In one of IDRPP's recent Multicultural Disability Network (MuldiNet) presentations, Melissa-Malcom King shared her experiences and perspectives as a queer woman of color with a disability. She spoke on being and becoming an advocate or ally.

"As a person with a very intense intersection, I [believe] it [is] important to give voice to these causes because so often they are overlooked in our society today," King said. She explained that nearly her entire life she felt excluded or judged, whether that was for being black, disabled, or queer, pushing her to "put on a mask" to feel accepted.

'And I thought along this journey of mine to [self]-authenticity, that there must be a lot of people who, either on one side of the coin, are going through a similar experience as myself [or], on the other side, are in a space of privilege and they probably would like to learn more about how to embrace the situation."

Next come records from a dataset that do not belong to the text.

## Reverse strided-pass block order so the zloop pass reuses cache-resident limbs

Adds a PassOrder descriptor that remaps the first (strided) pass grid so blocks run limbs and batch entries in the reverse of the order the following zloop pass consumes them. The most recently written data is then still in the last-level cache when the second pass starts reading it. An optional mode splits the limbs into two halves when the working set exceeds the cache size, though it is off by default. The cost is an extra kernel argument plus decode work in the pass kernel, and block scheduling may become less balanced.

```diff
diff --git a/phantom-fhe_amd/csrc/pha_ntt.hip b/phantom-fhe_amd/csrc/pha_ntt.hip
--- a/phantom-fhe_amd/csrc/pha_ntt.hip
+++ b/phantom-fhe_amd/csrc/pha_ntt.hip
@@ -17,6 +17,12 @@
 #endif
 #ifndef PHA_X_VARIANT
 #define PHA_X_VARIANT (1 | 32 | 64 | 2048 | 4096)
+#endif
+#ifndef PHA_NTT_PASS_ORDER
+#define PHA_NTT_PASS_ORDER 1
+#endif
+#ifndef PHA_NTT_ORDER_INT_HEAD
+#define PHA_NTT_ORDER_INT_HEAD 1
 #endif
 constexpr int kDefaultVariant = PHA_X_VARIANT;
 #if defined(PHA_EXPERIMENTS)
@@ -189,13 +195,6 @@
     }
 }
 
-struct ZloopMap {
-    uint32_t n_int, n_fp;
-    uint32_t zper;
-    uint32_t tiles;
-    uint32_t int_blocks;
-    uint8_t limb[128];
-};
 template <class C, bool FWD, int EPI, bool FOLD>
 __global__ __launch_bounds__(C::THREADS) void ntt_zloop_kernel(const NttKArgs k, const ZloopMap m) {
     static_assert(!C::WHOLE, "the batched form exists for the passes of the two-pass plans");
@@ -280,7 +279,7 @@
 #define PHA_PASS_BOUNDS __launch_bounds__(C::THREADS)
 #endif
 template <class C, bool FWD, int EPI, bool FOLD, int HOIST, int PRO = PRO_NONE>
-__global__ PHA_PASS_BOUNDS PHA_PASS_ATTR void ntt_pass_kernel(const NttKArgs k) {
+__global__ PHA_PASS_BOUNDS PHA_PASS_ATTR void ntt_pass_kernel(const NttKArgs k, const PassOrder o) {
     extern __shared__ __attribute__((aligned(16))) unsigned char smem[];
     u64 *lds = reinterpret_cast<u64 *>(smem);
 
@@ -294,6 +293,11 @@
         tile = group % k.zfast_tiles;
         y = group / k.zfast_tiles;
     }
+#if PHA_NTT_PASS_ORDER
+    else if (o.tiles) {
+        if (!pass_order_decode(o, k.batch, blockIdx.x, blockIdx.y, blockIdx.z, y, z, tile)) return;
+    }
+#endif
     const uint32_t twr = k.sel.start + y;
     if (limb_excluded(k, twr, z)) return;
     PassArgs a;
@@ -426,7 +430,7 @@
 #endif
 
 template <class C, bool FWD, int EPI, bool FOLD, int PRO = PRO_NONE>
-static void launch_pass(const NttKArgs &k, hipStream_t s) {
+static void launch_pass(const NttKArgs &k, hipStream_t s, const PassOrder *order = nullptr) {
     const size_t n = (size_t)1 << k.log_n;
     const size_t lds_bytes = (size_t)C::LDS_WORDS * sizeof(u64);
     const unsigned tiles_per_limb = (unsigned)(n >> C::LOGTILE);
@@ -443,6 +447,11 @@
         const unsigned groups = tiles_per_limb * k.sel.count;
         grid = dim3(((groups + kk.zfast_run - 1) / kk.zfast_run) * kk.zfast_run * k.batch, 1, 1);
     }
+    PassOrder o{};
+    if (order && !kk.zfast_tiles) {
+        o = *order;
+        pass_order_grid(o, k.batch, grid.x, grid.y, grid.z);
+    }
     if (lds_bytes > 64 * 1024) {
         static std::atomic<uint64_t> raised{0};
         int dev = 0;
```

"Part of the reason that people are afraid of something is because they do not expose themselves to it.," she said. "So I think that if people took the time to expose themselves to other cultures or communities, especially disability communities, they may have a little less fear when they see people in public because they will have the opportunity to learn more." King believes it is okay to start with little steps at first, such as reading books or watching TV shows with people or ideologies that are different than one is comfortable with, because that will help them grow to feel more comfortable with embracing larger things, such as socializing with or be more accepting of people who are different. Ultimately they may become an ally or advocate. 

What is the difference between an ally and an advocate? King says, "An ally is someone that has done the work and they're in the space of being to support a particular community or group. An advocate is someone that will speak out and support certain policies and procedures that help a particular group." Essentially, an ally speaks up and supports within their own group and an advocate is comfortable with advocating for their group's rights or beliefs outside of their own group.

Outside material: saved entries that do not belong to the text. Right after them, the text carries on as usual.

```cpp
extern "C" int coocc_fuser_search(coocc_search_desc* d, void* stream, void* side_stream) {
  COOCC_CHECK_ARG(d && d->cat4 && d->pts && d->lin && d->counts && d->rows && d->rows_p && d->near_img && d->near_pts && d->ws &&
                      d->offsets && d->counts_host, "fuser_search: null pointer");
  COOCC_CHECK_ARG(d->C > 0 && d->X > 0 && d->Y > 0 && d->Z > 0 && d->K >= 1 && d->K <= 8 && d->fps_num > 0 && d->max_cluster > 0 &&
                      d->noff > 0, "fuser_search: bad sizes");
  COOCC_CHECK_ARG(stream != side_stream && side_stream, "fuser_search: needs a second stream for the img <- pts direction");
  const int V = d->X * d->Y * d->Z, K = d->K, C = d->C;
  SearchWs w = carve((char*)d->ws, V, K, d->fps_num, d->max_cluster, d->X, d->Y, d->Z);
  COOCC_CHECK_ARG(d->ws_bytes >= w.total, "fuser_search: workspace smaller than coocc_fuser_search_ws()");
  hipStream_t s0 = as_stream(stream), s1 = as_stream(side_stream);
  static const int sdiag = [] { const char* e = getenv("COOCC_SEARCH_DIAG_SKIP"); return e ? atoi(e) : 0; }();
  int32_t* lin_img = d->lin;
  int32_t* lin_pts = d->lin + V;

  SRC(coocc_fuser_prepare_rows(d->cat4, 1, 4 * C, d->pts, d->pts_rows, d->pts_stride, d->cat4, w.flags, w.flags + V, 1, C, V, stream));
  SRC(coocc_compact_flags(w.flags, V, lin_img, d->counts, w.cws, (size_t)(V / 1024 + 2) * 4, stream));
  SRC(coocc_compact_flags(w.flags + V, V, lin_pts, d->counts + 1, w.cws + (V / 1024 + 2), (size_t)(V / 1024 + 2) * 4, stream));
  if (oneshot_setting() && d->fps_num >= K && coocc_fps_voxels_pair_ok(V, d->X, d->Y, d->Z)) {
    const bool read = !((sdiag & 4) && d->counts_host[0] > 0);
    volatile int32_t* pin = read ? pinned_counts() : nullptr;
    if (read && !pin) return coocc_set_error(COOCC_ENOMEM, "fuser_search: no pinned host memory for the voxel counts");
    hipEvent_t got = nullptr;
    if (read) {
      static const bool fence = [] { const char* e = getenv("COOCC_SEARCH_COUNT_FENCE"); return e && e[0] == '1'; }();
      pin[0] = pin[1] = -1;
      COOCC_HIP(hipMemcpyAsync((void*)pin, d->counts, 8, hipMemcpyDeviceToHost, s0));
      COOCC_HIP(hipEventCreateWithFlags(&got, hipEventBlockingSync | hipEventDisableTiming | (fence ? 0u : hipEventDisableSystemFence)));
      if (hipEventRecord(got, s0) != hipSuccess) {
        (void)hipEventDestroy(got);
        return coocc_set_error(COOCC_EHIP, "fuser_search: recording the count event failed");
      }
    }
    const int rc = search_enqueue_dev(d, w, V, stream, sdiag);
    if (read) {
      const hipError_t e2 = hipEventSynchronize(got);
      (void)hipEventDestroy(got);
      if (e2 != hipSuccess) return coocc_set_error(COOCC_EHIP, "fuser_search: waiting for the voxel counts failed: %s", hipGetErrorString(e2));
      if (pin[0] < 0 || pin[1] < 0) {
        COOCC_HIP(hipStreamSynchronize(s0));
        if (pin[0] < 0 || pin[1] < 0) return coocc_set_error(COOCC_EHIP, "fuser_search: the voxel counts did not reach the host");
// ... 23 lines not shown
  int32_t* map_img = w.maps;
  int32_t* map_pts = w.maps + V;
  SRC(coocc_voxel_index_map(lin_img, Ni, V, map_img, stream));
  SRC(coocc_voxel_index_map(lin_pts, Np, V, map_pts, stream));

  const int pair_rc = (sdiag & 1) ? COOCC_OK
                                  : coocc_fps_voxels_pair(lin_pts, Np, w.rep[0], w.fps[0], lin_img, Ni, w.rep[1], w.fps[1], w.fps_bytes, d->X, d->Y,
                                                          d->Z, d->fps_num, stream);
  if (pair_rc != COOCC_OK && pair_rc != 2) return pair_rc;
  const bool paired = pair_rc == COOCC_OK;
  hipEvent_t fork = nullptr, join = nullptr;
  COOCC_HIP(hipEventCreateWithFlags(&fork, hipEventDisableTiming | hipEventDisableSystemFence));
  if (hipEventCreateWithFlags(&join, hipEventDisableTiming | hipEventDisableSystemFence) != hipSuccess) {
    (void)hipEventDestroy(fork);
    return coocc_set_error(COOCC_EHIP, "fuser_search: hipEventCreate failed");
  }
  bool forked = false;
  auto finish = [&](int rc) -> int {
    if (forked) {
      if (hipEventRecord(join, s1) != hipSuccess || hipStreamWaitEvent(s0, join, 0) != hipSuccess) {
        if (rc == COOCC_OK) rc = coocc_set_error(COOCC_EHIP, "fuser_search: joining the side stream failed");
      }
    }
    (void)hipEventDestroy(fork);
    (void)hipEventDestroy(join);
    return rc;
  };
#define SRF(call)                                \
  do {                                           \
    int rc__ = (call);                           \
    if (rc__ != COOCC_OK) return finish(rc__);   \
  } while (0)
  void* side_q = paired ? stream : side_stream;
  if (!paired) {
    if (hipEventRecord(fork, s0) != hipSuccess || hipStreamWaitEvent(s1, fork, 0) != hipSuccess)
      return finish(coocc_set_error(COOCC_EHIP, "fuser_search: forking the side stream failed"));
    forked = true;
  }

  auto direction = [&](int dd, void* st, const int32_t* lin_q, int Q, const float* xyz_q, const int32_t* map_q, int Nk,
                       const float* xyz_k, const int32_t* map_k, int32_t* near) -> int {
    if (sdiag & 2) return COOCC_OK;
    if (!paired) SRC(coocc_fps_voxels(lin_q, Q, d->X, d->Y, d->Z, d->fps_num, w.rep[dd], w.fps[dd], w.fps_bytes, st));
    hipLaunchKernelGGL(k_gather_xyz, dim3(cdiv(d->fps_num, 256)), dim3(256), 0, as_stream(st), xyz_q, w.rep[dd], d->fps_num, w.rep_xyz[dd],
                       (const int32_t*)nullptr, 0);
    COOCC_LAUNCH_CHECK("k_gather_xyz");
    SRC(coocc_knn_topk_voxels(d->fps_num, Nk, K, d->X, d->Y, d->Z, w.rep[dd], lin_q, map_k, d->offsets, d->noff, w.rep_xyz[dd], xyz_k,
                              w.val[dd], w.nn[dd], st));
    SRC(coocc_ball_query_voxels(d->fps_num, 0.f, d->radius, d->max_cluster, d->X, d->Y, d->Z, w.rep[dd], lin_q, map_q, w.group[dd], st));
    SRC(coocc_knn_assign(d->fps_num, K, d->max_cluster, Q, d->dist_thresh, w.val[dd], w.nn[dd], w.group[dd], w.winner[dd], near, st));
    return COOCC_OK;
  };
  SRF(direction(1, side_q, lin_img, Ni, xyz_img, map_img, Np, xyz_pts, map_pts, d->near_pts));
  for (int k = 0; k < K && !(sdiag & 2); ++k)
    SRF(coocc_index_rows_i32(K == 1 ? lin_pts : lin_img, K == 1 ? Np : Ni, d->near_pts + (size_t)k * Ni, Ni, d->rows_p + (size_t)k * V, side_q));
  SRF(direction(0, stream, lin_pts, Np, xyz_pts, map_pts, Ni, xyz_img, map_img, d->near_img));
  for (int k = 0; k < K && !(sdiag & 2); ++k)
    SRF(coocc_index_rows_i32(lin_img, Ni, d->near_img + (size_t)k * Np, Np, d->rows + (size_t)k * V, stream));
#undef SRF
  return finish(COOCC_OK);
}
```

### co_occ_amd/fuser.py

```python
import torch
from torch import nn

from . import _lib, streams
from ._lib import call, ptr
from . import core as _core_mod
from .core import PackCache, PackedConv, Rows, conv_rows, gather_conv_rows
from .registry import FUSION_LAYERS

_I32, _F32, _I64 = torch.int32, torch.float32, torch.int64


_side = {}


def _side_stream(dev, cur, which=0):
    key = (dev.index, cur.cuda_stream, which)
    if key not in _side:
        _side[key] = streams.side_stream_for(cur, which) or torch.cuda.Stream(device=dev, priority=getattr(cur, "priority", 0))
    return _side[key]


FPS_HIGH_PRIORITY = __import__("os").environ.get("COOCC_FPS_HIGH_PRIORITY", "0") != "0"
_fps_hi = {}
FPS_MAX_BUCKETS = 8 * 1024
# ... 311 lines not shown
                base, nbase = (lin_pts, Np) if K == 1 else (lin_img, Ni)
                for k in range(K):
                    call("coocc_index_rows_i32", ptr(base), nbase, ptr(sr.near_pts[k]), Ni, ptr(sr.rows_p[k]))
                sr.done_side = streams.new_event()
                sr.done_side.record()
            sr.near_img = _fps_nn_xyz(xyz_pts, xyz_img, q_lin=lin_pts if vox else None, k_lin=lin_img if vox else None, grid=vox,
                                      which=0, home=cur, **kw)
            sr.rows = slot.rows[:, :Np] if slot is not None else torch.empty(K, Np, device=dev, dtype=_I32)
            for k in range(K):
                call("coocc_index_rows_i32", ptr(lin_img), Ni, ptr(sr.near_img[k]), Np, ptr(sr.rows[k]))
            sr.keep = (xyz, lin, img, pts)
        elif Np or Ni:
            raise IndexError("BiFuser_N: one modality has no non-empty voxel (the reference fails on empty keys)")
        sr.done_main = streams.new_event()
        sr.done_main.record()
        return sr

    def search_native(self, pts_voxel_feats, slot):
        import ctypes
        X, Y, Z = slot.grid
        dev = slot.cat4.device
        pts_r = _as_rows_view(pts_voxel_feats)
        B = pts_r.B if pts_r is not None else pts_voxel_feats.shape[0]
        if B != 1 or (X + 3) // 4 * ((Y + 3) // 4) * ((Z + 7) // 8) > FPS_MAX_BUCKETS:
            return self.search(slot.img_rows().as_ncdhw(), pts_voxel_feats, slot=slot)
        d, _, host, _ = slot.native_desc()
        if pts_r is not None:
            d.pts, d.pts_rows, d.pts_stride = pts_r.t.data_ptr() + 4 * pts_r.coff, 1, pts_r.stride
            keep = pts_r.t
        else:
            keep = pts_voxel_feats.float().contiguous()
            d.pts, d.pts_rows, d.pts_stride = keep.data_ptr(), 0, 0
        cur = torch.cuda.current_stream(dev)
        side = _side_stream(dev, cur)
        rc = _lib.load().coocc_fuser_search(ctypes.byref(d), ctypes.c_void_p(cur.cuda_stream), ctypes.c_void_p(side.cuda_stream))
        if rc == 1:
            return self.search(slot.img_rows().as_ncdhw(), pts_voxel_feats, slot=slot)
        _lib.check(rc)
        Ni, Np = int(host[0]), int(host[1])
        self.last_counts = (Ni, Np)
        K, V = self.knum, slot.V
        sr = SearchResult(Rows(slot.cat4, 1, X, Y, Z, 4 * self.in_channels), slot.lin[0, :Ni], slot.lin[1, :Np])
        sr.slot = slot
        sr.near_img = slot.near[0, :K * Np].view(K, Np)
        sr.near_pts = slot.near[1, :K * Ni].view(K, Ni)
        sr.rows, sr.rows_p = slot.rows[:, :Np], slot.rows_p[:, :Ni]
        sr.keep = (keep,)
        sr.done_main = streams.new_event()
        sr.done_main.record()
        sr.done_side = sr.done_main
        return sr

    def finish(self, sr):
        cat4 = sr.cat4.t
        dev = cat4.device
        C = self.in_channels
        cur = torch.cuda.current_stream(dev)
        packs = self._packed()
        sr.done_main.wait(cur)
        for t in sr.tensors():
            t.record_stream(cur)
        if sr.rows is not None and sr.slot is not None:
            sr.done_side.wait(cur)
            self.finish_static(sr.slot)
            self.last_near = (sr.near_img, sr.near_pts)
        elif sr.rows is not None:
            sr.done_side.wait(cur)
            h2 = self._g1_h2(cat4, packs)
# ... 114 lines not shown
```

King's main message for everyone, especially Utahns, is to seek to be understanding and supportive of people or communities that may be different than what one is naturally born into or comfortable with. "Any action that we do to support humanity supports everyone. ... Just because people disagree on something doesn't make one side wrong, one side right. It's just a different way of looking at something. 

'We have to be careful that our values do not devalue other people. ... If what I'm doing is devaluing somebody else, then it requires self-reflection as to why because ultimately, our goal in life should be to love and accept people for where they are and not what we want them to be."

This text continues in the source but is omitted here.